--- Record extracts ---
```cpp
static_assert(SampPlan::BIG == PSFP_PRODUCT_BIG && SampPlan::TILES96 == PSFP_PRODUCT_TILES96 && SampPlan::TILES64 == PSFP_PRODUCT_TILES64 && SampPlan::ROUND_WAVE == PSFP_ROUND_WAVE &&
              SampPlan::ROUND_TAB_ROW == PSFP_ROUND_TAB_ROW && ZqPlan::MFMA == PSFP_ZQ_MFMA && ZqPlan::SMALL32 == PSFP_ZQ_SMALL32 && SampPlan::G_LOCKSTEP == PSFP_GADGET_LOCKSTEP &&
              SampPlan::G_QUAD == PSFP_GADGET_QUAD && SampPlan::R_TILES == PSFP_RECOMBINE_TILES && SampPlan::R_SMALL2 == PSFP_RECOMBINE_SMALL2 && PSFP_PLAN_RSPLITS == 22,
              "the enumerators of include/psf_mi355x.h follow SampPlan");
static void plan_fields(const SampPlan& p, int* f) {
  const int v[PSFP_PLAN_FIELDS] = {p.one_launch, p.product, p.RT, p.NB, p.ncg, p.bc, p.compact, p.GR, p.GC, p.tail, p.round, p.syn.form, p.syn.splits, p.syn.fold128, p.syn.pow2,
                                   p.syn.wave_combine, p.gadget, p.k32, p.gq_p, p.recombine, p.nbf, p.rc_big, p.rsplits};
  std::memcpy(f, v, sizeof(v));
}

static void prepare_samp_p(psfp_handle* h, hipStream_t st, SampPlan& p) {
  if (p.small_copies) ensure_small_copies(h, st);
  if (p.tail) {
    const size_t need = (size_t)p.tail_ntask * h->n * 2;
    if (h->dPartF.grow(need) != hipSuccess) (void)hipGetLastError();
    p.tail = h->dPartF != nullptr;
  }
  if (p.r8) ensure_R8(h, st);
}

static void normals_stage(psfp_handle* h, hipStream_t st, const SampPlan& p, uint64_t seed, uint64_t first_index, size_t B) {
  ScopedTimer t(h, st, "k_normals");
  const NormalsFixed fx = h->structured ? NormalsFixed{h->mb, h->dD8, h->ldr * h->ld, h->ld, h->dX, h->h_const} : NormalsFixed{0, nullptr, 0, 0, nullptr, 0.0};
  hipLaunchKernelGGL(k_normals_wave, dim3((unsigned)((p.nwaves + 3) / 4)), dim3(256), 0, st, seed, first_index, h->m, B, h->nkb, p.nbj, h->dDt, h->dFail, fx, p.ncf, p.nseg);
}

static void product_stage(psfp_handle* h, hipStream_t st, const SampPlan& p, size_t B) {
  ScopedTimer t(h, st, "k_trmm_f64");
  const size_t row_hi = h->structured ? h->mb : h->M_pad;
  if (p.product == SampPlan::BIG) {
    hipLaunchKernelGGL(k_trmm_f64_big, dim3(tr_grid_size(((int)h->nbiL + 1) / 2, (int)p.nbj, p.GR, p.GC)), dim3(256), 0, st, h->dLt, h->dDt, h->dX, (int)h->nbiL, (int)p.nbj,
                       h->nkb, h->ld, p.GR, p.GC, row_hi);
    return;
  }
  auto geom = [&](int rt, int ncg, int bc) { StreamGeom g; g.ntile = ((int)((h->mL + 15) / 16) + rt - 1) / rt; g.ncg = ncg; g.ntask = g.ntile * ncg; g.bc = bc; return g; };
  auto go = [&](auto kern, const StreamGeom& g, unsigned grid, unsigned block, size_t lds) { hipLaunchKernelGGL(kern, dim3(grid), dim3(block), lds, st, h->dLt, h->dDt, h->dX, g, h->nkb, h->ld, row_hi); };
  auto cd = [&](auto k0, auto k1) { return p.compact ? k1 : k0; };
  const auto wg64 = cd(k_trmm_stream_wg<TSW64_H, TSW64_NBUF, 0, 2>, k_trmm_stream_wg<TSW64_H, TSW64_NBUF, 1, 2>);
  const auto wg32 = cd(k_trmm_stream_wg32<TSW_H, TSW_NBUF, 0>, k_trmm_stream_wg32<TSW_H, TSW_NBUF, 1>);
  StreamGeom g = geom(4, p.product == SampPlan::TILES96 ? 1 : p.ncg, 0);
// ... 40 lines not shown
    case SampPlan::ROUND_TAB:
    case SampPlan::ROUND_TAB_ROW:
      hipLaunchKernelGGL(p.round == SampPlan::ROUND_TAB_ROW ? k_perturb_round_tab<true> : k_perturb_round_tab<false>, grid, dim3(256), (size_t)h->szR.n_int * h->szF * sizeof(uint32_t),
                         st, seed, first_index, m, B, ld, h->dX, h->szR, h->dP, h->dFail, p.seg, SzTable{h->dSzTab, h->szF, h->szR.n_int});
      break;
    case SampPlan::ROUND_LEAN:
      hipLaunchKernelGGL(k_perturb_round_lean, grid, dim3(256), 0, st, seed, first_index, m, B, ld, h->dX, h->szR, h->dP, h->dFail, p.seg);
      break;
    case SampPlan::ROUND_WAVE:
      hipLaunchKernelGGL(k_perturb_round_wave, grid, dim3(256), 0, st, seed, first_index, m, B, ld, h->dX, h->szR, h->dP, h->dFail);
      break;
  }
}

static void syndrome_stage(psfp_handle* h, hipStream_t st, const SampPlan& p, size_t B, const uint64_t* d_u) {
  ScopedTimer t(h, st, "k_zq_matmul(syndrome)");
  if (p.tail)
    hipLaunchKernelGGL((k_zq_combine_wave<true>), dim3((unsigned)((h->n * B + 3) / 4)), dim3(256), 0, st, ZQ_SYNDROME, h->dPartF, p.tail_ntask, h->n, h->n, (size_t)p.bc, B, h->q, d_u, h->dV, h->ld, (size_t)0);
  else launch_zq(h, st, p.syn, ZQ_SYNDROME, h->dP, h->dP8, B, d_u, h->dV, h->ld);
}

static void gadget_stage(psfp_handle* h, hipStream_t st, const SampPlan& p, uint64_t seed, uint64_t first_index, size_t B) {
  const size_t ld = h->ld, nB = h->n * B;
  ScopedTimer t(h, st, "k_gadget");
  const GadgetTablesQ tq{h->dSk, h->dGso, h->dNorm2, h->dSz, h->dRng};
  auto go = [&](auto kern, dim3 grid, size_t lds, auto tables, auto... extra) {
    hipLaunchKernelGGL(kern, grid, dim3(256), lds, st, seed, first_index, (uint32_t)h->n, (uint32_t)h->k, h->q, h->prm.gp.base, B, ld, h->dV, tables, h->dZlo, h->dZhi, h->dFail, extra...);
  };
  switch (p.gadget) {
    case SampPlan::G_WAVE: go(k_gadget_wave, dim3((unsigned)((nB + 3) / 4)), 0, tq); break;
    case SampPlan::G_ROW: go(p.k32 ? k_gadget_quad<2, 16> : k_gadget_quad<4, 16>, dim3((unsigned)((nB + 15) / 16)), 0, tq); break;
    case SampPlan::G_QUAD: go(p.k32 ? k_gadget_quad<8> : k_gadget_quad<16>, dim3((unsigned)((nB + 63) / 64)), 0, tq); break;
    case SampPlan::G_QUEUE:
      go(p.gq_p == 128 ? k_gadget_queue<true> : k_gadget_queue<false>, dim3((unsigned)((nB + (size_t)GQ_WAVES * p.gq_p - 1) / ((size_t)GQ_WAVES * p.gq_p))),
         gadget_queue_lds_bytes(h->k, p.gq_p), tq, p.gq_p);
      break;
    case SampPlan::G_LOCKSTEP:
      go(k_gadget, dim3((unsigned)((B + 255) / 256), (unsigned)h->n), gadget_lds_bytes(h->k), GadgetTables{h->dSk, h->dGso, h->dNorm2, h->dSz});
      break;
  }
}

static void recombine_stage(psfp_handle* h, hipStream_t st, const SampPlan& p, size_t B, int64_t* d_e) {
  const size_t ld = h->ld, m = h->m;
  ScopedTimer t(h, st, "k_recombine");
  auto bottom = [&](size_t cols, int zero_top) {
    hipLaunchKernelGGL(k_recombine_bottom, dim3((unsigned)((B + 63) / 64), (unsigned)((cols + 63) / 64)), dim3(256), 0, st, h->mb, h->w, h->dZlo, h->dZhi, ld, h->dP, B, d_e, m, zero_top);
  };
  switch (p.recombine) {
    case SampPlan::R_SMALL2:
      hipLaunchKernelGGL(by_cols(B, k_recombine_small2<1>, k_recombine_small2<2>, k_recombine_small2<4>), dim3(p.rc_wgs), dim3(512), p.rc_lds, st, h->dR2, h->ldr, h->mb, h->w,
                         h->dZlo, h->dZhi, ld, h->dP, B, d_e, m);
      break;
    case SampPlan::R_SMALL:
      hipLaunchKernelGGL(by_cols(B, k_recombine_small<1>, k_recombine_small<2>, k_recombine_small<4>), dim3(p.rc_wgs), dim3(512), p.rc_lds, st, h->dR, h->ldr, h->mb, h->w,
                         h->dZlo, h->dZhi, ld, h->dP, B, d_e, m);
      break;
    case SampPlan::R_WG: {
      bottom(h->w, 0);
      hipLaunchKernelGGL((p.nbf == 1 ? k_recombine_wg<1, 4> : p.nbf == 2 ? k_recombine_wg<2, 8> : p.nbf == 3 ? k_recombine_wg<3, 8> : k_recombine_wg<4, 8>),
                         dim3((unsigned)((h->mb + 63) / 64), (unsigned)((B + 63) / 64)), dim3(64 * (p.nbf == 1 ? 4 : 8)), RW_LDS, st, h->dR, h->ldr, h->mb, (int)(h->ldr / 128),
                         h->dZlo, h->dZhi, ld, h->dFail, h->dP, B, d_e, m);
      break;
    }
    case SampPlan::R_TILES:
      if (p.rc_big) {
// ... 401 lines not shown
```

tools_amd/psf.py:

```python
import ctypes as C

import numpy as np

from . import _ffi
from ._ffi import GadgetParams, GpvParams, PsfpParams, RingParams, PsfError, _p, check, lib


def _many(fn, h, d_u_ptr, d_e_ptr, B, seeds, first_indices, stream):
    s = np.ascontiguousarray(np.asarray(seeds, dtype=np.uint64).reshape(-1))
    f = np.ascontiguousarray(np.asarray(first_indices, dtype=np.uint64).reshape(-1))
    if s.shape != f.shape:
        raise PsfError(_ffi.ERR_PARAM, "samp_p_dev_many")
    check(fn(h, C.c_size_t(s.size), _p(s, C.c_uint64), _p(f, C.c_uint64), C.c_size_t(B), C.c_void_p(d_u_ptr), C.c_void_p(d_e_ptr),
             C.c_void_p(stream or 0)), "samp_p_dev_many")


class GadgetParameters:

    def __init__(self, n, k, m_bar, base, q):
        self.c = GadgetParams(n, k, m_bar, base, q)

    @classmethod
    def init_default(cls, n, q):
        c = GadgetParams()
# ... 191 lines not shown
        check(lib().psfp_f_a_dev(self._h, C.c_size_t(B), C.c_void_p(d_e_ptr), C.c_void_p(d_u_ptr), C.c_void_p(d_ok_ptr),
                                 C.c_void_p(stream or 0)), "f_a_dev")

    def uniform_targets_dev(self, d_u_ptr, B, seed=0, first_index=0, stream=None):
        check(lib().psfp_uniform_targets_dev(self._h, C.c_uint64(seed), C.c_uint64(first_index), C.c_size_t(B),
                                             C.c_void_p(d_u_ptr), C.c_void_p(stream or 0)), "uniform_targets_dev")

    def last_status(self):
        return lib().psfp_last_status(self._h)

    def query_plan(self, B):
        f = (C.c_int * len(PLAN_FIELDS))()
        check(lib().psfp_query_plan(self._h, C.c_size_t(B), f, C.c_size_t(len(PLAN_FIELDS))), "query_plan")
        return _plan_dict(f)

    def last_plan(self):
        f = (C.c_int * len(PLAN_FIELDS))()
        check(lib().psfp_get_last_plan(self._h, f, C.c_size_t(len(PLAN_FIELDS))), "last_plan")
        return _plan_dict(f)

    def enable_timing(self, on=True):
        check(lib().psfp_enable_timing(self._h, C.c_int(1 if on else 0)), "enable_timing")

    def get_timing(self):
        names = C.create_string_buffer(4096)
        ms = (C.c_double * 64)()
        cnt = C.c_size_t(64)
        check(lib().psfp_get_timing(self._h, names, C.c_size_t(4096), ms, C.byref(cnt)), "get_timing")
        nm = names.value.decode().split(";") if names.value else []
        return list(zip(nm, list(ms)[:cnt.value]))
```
---
▶ **Exercise goal**
Show all lines from the data that contain "GadgetParams".

▶ **Exercise response**
from ._ffi import GadgetParams, GpvParams, PsfpParams, RingParams, PsfError, _p, check, lib
        self.c = GadgetParams(n, k, m_bar, base, q)
        c = GadgetParams()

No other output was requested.